> Problem details
The records follow. Copy each one exactly.

> Data provided
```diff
@@ -474,7 +526,14 @@
             named_bar_sync(bar_id, 128);
             const int scol = out_f32 ? col0 : col0 - 32;
             if (gtid == 0) {
-              if (scol < p.N) {
+              if (scol < p.N && phases > 1) {
+                const int ab = p.ph_out[ph];
+                asm volatile(
+                    "cp.async.bulk.tensor.5d.global.shared::cta.bulk_group [%0, {%2, %3, %4, %5, %6}], [%1];" ::"l"(
+                        reinterpret_cast<uint64_t>(&tmD)),
+                    "r"(smem_u32(sbuf)), "r"(scol), "r"(ab & 1), "r"(0), "r"(ab >> 1), "r"(m0 / p.g.Q)
+                    : "memory");
+              } else if (scol < p.N) {
                 asm volatile(
                     "cp.async.bulk.tensor.3d.global.shared::cta.bulk_group [%0, {%2, %3, %4}], [%1];" ::"l"(
                         reinterpret_cast<uint64_t>(&tmD)),
diff --git a/simpleaicv_pytorch_training_examples_b200/engine/convnet.py b/simpleaicv_pytorch_training_examples_b200/engine/convnet.py
--- a/simpleaicv_pytorch_training_examples_b200/engine/convnet.py
+++ b/simpleaicv_pytorch_training_examples_b200/engine/convnet.py
@@ -218,9 +218,8 @@
         w = self.conv.weight
         wbuf, wacc = sink.begin(w)
         n, P, Q, _ = dy.shape
-        h, wd = tape['in_hw']
         if self.is_stem:
-            part = ops.linear_wgrad(dy.view(-1, self.kp), tape['cols'])
+            part = ops.linear_wgrad(dy.view(-1, self.kp), tape['cols'], transposed=ops.wgrad_transposed(self.kp, self.kpad))
             ops.finish_conv_wgrad(part, wbuf, self.kpad, accumulate=wacc, order=ops.ORDER_CRS, kp=self.kp)
             sink.done(w, wbuf)
             assert not need_dx, 'the stem has no data gradient'
@@ -231,15 +230,10 @@
         sink.done(w, wbuf)
         if not need_dx:
             return None
-        if self.stride == 1:
-            return ops.conv_dgrad(dy, self.op.w, cs, add=add, mask_bits=mask_bits)
-        assert self.stride == 2
-        if self.r == 1:
+        if self.stride == 2 and self.r == 1:
             assert add is None and mask_bits is None
             return 'strided', ops.linear_dgrad(dy.view(-1, self.kp), self.op.w).view(n, P, Q, self.cp)
-        u = ops.zero_upsample2(dy, h, wd)
-        cs1 = ops.make_conv_shape(n, h, wd, self.cp, self.kp, self.r, self.s, 1, self.pad)
-        return ops.conv_dgrad(u, self.op.w, cs1, add=add, mask_bits=mask_bits)
+        return ops.conv_dgrad(dy, self.op.w, cs, add=add, mask_bits=mask_bits)
 
 
 class ResidualBlockRT:
diff --git a/simpleaicv_pytorch_training_examples_b200/ops.py b/simpleaicv_pytorch_training_examples_b200/ops.py
--- a/simpleaicv_pytorch_training_examples_b200/ops.py
+++ b/simpleaicv_pytorch_training_examples_b200/ops.py
@@ -63,13 +63,18 @@
     return _lib.load().saicv_wgrad_splits(out_rows, out_cols, reduce_len)
 
 
-def linear_wgrad(dy, x, partial=None):
+def wgrad_transposed(out_rows, out_cols):
+    return bool(_lib.load().saicv_wgrad_transposed(out_rows, out_cols))
+
+
+def linear_wgrad(dy, x, partial=None, transposed=False):
     M, N = dy.shape
     K = x.shape[1]
     splits = wgrad_splits(N, K, M)
+    a, b, rows, cols = (x, dy, K, N) if transposed else (dy, x, N, K)
     if partial is None:
-        partial = torch.empty(splits, N, K, device=dy.device, dtype=torch.float32)
-    _lib.call('saicv_linear_wgrad', _p(dy), _p(x), _p(partial), M, N, K, splits, _stream())
+        partial = torch.empty(splits, rows, cols, device=dy.device, dtype=torch.float32)
+    _lib.call('saicv_linear_wgrad', _p(a), _p(b), _p(partial), M, rows, cols, splits, _stream())
     return partial
 
 
@@ -89,7 +94,16 @@
     return out
 
 
+def phase_dgrad_ok(cs):
+    return (cs.stride == 2 and cs.r == 3 and cs.s == 3 and cs.pad == 1 and cs.h % 2 == 0 and cs.w % 2 == 0
+            and cs.w <= 256)
+
+
 def conv_dgrad(dy, w, cs, out=None, add=None, mask_bits=None):
+    if cs.stride != 1 and not (phase_dgrad_ok(cs) and add is None and mask_bits is None):
+        assert cs.stride == 2, cs.stride
+        dy = zero_upsample2(dy, cs.h, cs.w)
+        cs = make_conv_shape(cs.n, cs.h, cs.w, cs.c, cs.k, cs.r, cs.s, 1, cs.pad)
     if out is None:
         out = torch.empty(cs.n, cs.h, cs.w, cs.c, device=dy.device, dtype=torch.bfloat16)
     _lib.call('saicv_conv_dgrad', _p(dy), _p(w), _p(add), _p(mask_bits), _p(out), ctypes.byref(cs), _stream())
@@ -102,7 +116,8 @@
     ncols = cs.r * cs.s * cs.c
     splits = wgrad_splits(cs.k, ncols, cs.n * P * Q)
     if partial is None:
-        partial = torch.empty(splits, cs.k, ncols, device=dy.device, dtype=torch.float32)
+        shape = (splits, ncols, cs.k) if wgrad_transposed(cs.k, ncols) else (splits, cs.k, ncols)
+        partial = torch.empty(shape, device=dy.device, dtype=torch.float32)
     _lib.call('saicv_conv_wgrad', _p(dy), _p(x), _p(partial), ctypes.byref(cs), splits, _stream())
     return partial
 
@@ -118,8 +133,10 @@
 
 def finish_conv_wgrad(partial, grad, kpad, accumulate=False, order=ORDER_RSC, kp=0, cp=0):
     k, c, r, s = grad.shape
+    rows = kp or k
+    transposed = tuple(partial.shape[1:]) == (kpad, rows) and wgrad_transposed(rows, kpad)
     _lib.call('saicv_finish_conv_wgrad', _p(partial), _p(grad), partial.shape[0], k, c, r, s, kpad,
-              int(accumulate), order, kp, cp, _stream())
+              int(accumulate), order, kp, cp, int(transposed), _stream())
     return grad
 
 
```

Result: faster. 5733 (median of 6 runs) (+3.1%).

> Written solution
```diff
@@ -474,7 +526,14 @@
             named_bar_sync(bar_id, 128);
             const int scol = out_f32 ? col0 : col0 - 32;
             if (gtid == 0) {
-              if (scol < p.N) {
+              if (scol < p.N && phases > 1) {
+                const int ab = p.ph_out[ph];
+                asm volatile(
+                    "cp.async.bulk.tensor.5d.global.shared::cta.bulk_group [%0, {%2, %3, %4, %5, %6}], [%1];" ::"l"(
+                        reinterpret_cast<uint64_t>(&tmD)),
+                    "r"(smem_u32(sbuf)), "r"(scol), "r"(ab & 1), "r"(0), "r"(ab >> 1), "r"(m0 / p.g.Q)
+                    : "memory");
+              } else if (scol < p.N) {
                 asm volatile(
                     "cp.async.bulk.tensor.3d.global.shared::cta.bulk_group [%0, {%2, %3, %4}], [%1];" ::"l"(
                         reinterpret_cast<uint64_t>(&tmD)),
diff --git a/simpleaicv_pytorch_training_examples_b200/engine/convnet.py b/simpleaicv_pytorch_training_examples_b200/engine/convnet.py
--- a/simpleaicv_pytorch_training_examples_b200/engine/convnet.py
+++ b/simpleaicv_pytorch_training_examples_b200/engine/convnet.py
@@ -218,9 +218,8 @@
         w = self.conv.weight
         wbuf, wacc = sink.begin(w)
         n, P, Q, _ = dy.shape
-        h, wd = tape['in_hw']
         if self.is_stem:
-            part = ops.linear_wgrad(dy.view(-1, self.kp), tape['cols'])
+            part = ops.linear_wgrad(dy.view(-1, self.kp), tape['cols'], transposed=ops.wgrad_transposed(self.kp, self.kpad))
             ops.finish_conv_wgrad(part, wbuf, self.kpad, accumulate=wacc, order=ops.ORDER_CRS, kp=self.kp)
             sink.done(w, wbuf)
             assert not need_dx, 'the stem has no data gradient'
@@ -231,15 +230,10 @@
         sink.done(w, wbuf)
         if not need_dx:
             return None
-        if self.stride == 1:
-            return ops.conv_dgrad(dy, self.op.w, cs, add=add, mask_bits=mask_bits)
-        assert self.stride == 2
-        if self.r == 1:
+        if self.stride == 2 and self.r == 1:
             assert add is None and mask_bits is None
             return 'strided', ops.linear_dgrad(dy.view(-1, self.kp), self.op.w).view(n, P, Q, self.cp)
-        u = ops.zero_upsample2(dy, h, wd)
-        cs1 = ops.make_conv_shape(n, h, wd, self.cp, self.kp, self.r, self.s, 1, self.pad)
-        return ops.conv_dgrad(u, self.op.w, cs1, add=add, mask_bits=mask_bits)
+        return ops.conv_dgrad(dy, self.op.w, cs, add=add, mask_bits=mask_bits)
 
 
 class ResidualBlockRT:
diff --git a/simpleaicv_pytorch_training_examples_b200/ops.py b/simpleaicv_pytorch_training_examples_b200/ops.py
--- a/simpleaicv_pytorch_training_examples_b200/ops.py
+++ b/simpleaicv_pytorch_training_examples_b200/ops.py
@@ -63,13 +63,18 @@
     return _lib.load().saicv_wgrad_splits(out_rows, out_cols, reduce_len)
 
 
-def linear_wgrad(dy, x, partial=None):
+def wgrad_transposed(out_rows, out_cols):
+    return bool(_lib.load().saicv_wgrad_transposed(out_rows, out_cols))
+
+
+def linear_wgrad(dy, x, partial=None, transposed=False):
     M, N = dy.shape
     K = x.shape[1]
     splits = wgrad_splits(N, K, M)
+    a, b, rows, cols = (x, dy, K, N) if transposed else (dy, x, N, K)
     if partial is None:
-        partial = torch.empty(splits, N, K, device=dy.device, dtype=torch.float32)
-    _lib.call('saicv_linear_wgrad', _p(dy), _p(x), _p(partial), M, N, K, splits, _stream())
+        partial = torch.empty(splits, rows, cols, device=dy.device, dtype=torch.float32)
+    _lib.call('saicv_linear_wgrad', _p(a), _p(b), _p(partial), M, rows, cols, splits, _stream())
     return partial
 
 
@@ -89,7 +94,16 @@
     return out
 
 
+def phase_dgrad_ok(cs):
+    return (cs.stride == 2 and cs.r == 3 and cs.s == 3 and cs.pad == 1 and cs.h % 2 == 0 and cs.w % 2 == 0
+            and cs.w <= 256)
+
+
 def conv_dgrad(dy, w, cs, out=None, add=None, mask_bits=None):
+    if cs.stride != 1 and not (phase_dgrad_ok(cs) and add is None and mask_bits is None):
+        assert cs.stride == 2, cs.stride
+        dy = zero_upsample2(dy, cs.h, cs.w)
+        cs = make_conv_shape(cs.n, cs.h, cs.w, cs.c, cs.k, cs.r, cs.s, 1, cs.pad)
     if out is None:
         out = torch.empty(cs.n, cs.h, cs.w, cs.c, device=dy.device, dtype=torch.bfloat16)
     _lib.call('saicv_conv_dgrad', _p(dy), _p(w), _p(add), _p(mask_bits), _p(out), ctypes.byref(cs), _stream())
@@ -102,7 +116,8 @@
     ncols = cs.r * cs.s * cs.c
     splits = wgrad_splits(cs.k, ncols, cs.n * P * Q)
     if partial is None:
-        partial = torch.empty(splits, cs.k, ncols, device=dy.device, dtype=torch.float32)
+        shape = (splits, ncols, cs.k) if wgrad_transposed(cs.k, ncols) else (splits, cs.k, ncols)
+        partial = torch.empty(shape, device=dy.device, dtype=torch.float32)
     _lib.call('saicv_conv_wgrad', _p(dy), _p(x), _p(partial), ctypes.byref(cs), splits, _stream())
     return partial
 
@@ -118,8 +133,10 @@
 
 def finish_conv_wgrad(partial, grad, kpad, accumulate=False, order=ORDER_RSC, kp=0, cp=0):
     k, c, r, s = grad.shape
+    rows = kp or k
+    transposed = tuple(partial.shape[1:]) == (kpad, rows) and wgrad_transposed(rows, kpad)
     _lib.call('saicv_finish_conv_wgrad', _p(partial), _p(grad), partial.shape[0], k, c, r, s, kpad,
-              int(accumulate), order, kp, cp, _stream())
+              int(accumulate), order, kp, cp, int(transposed), _stream())
     return grad
 
 
```

Result: faster. 5733 (median of 6 runs) (+3.1%).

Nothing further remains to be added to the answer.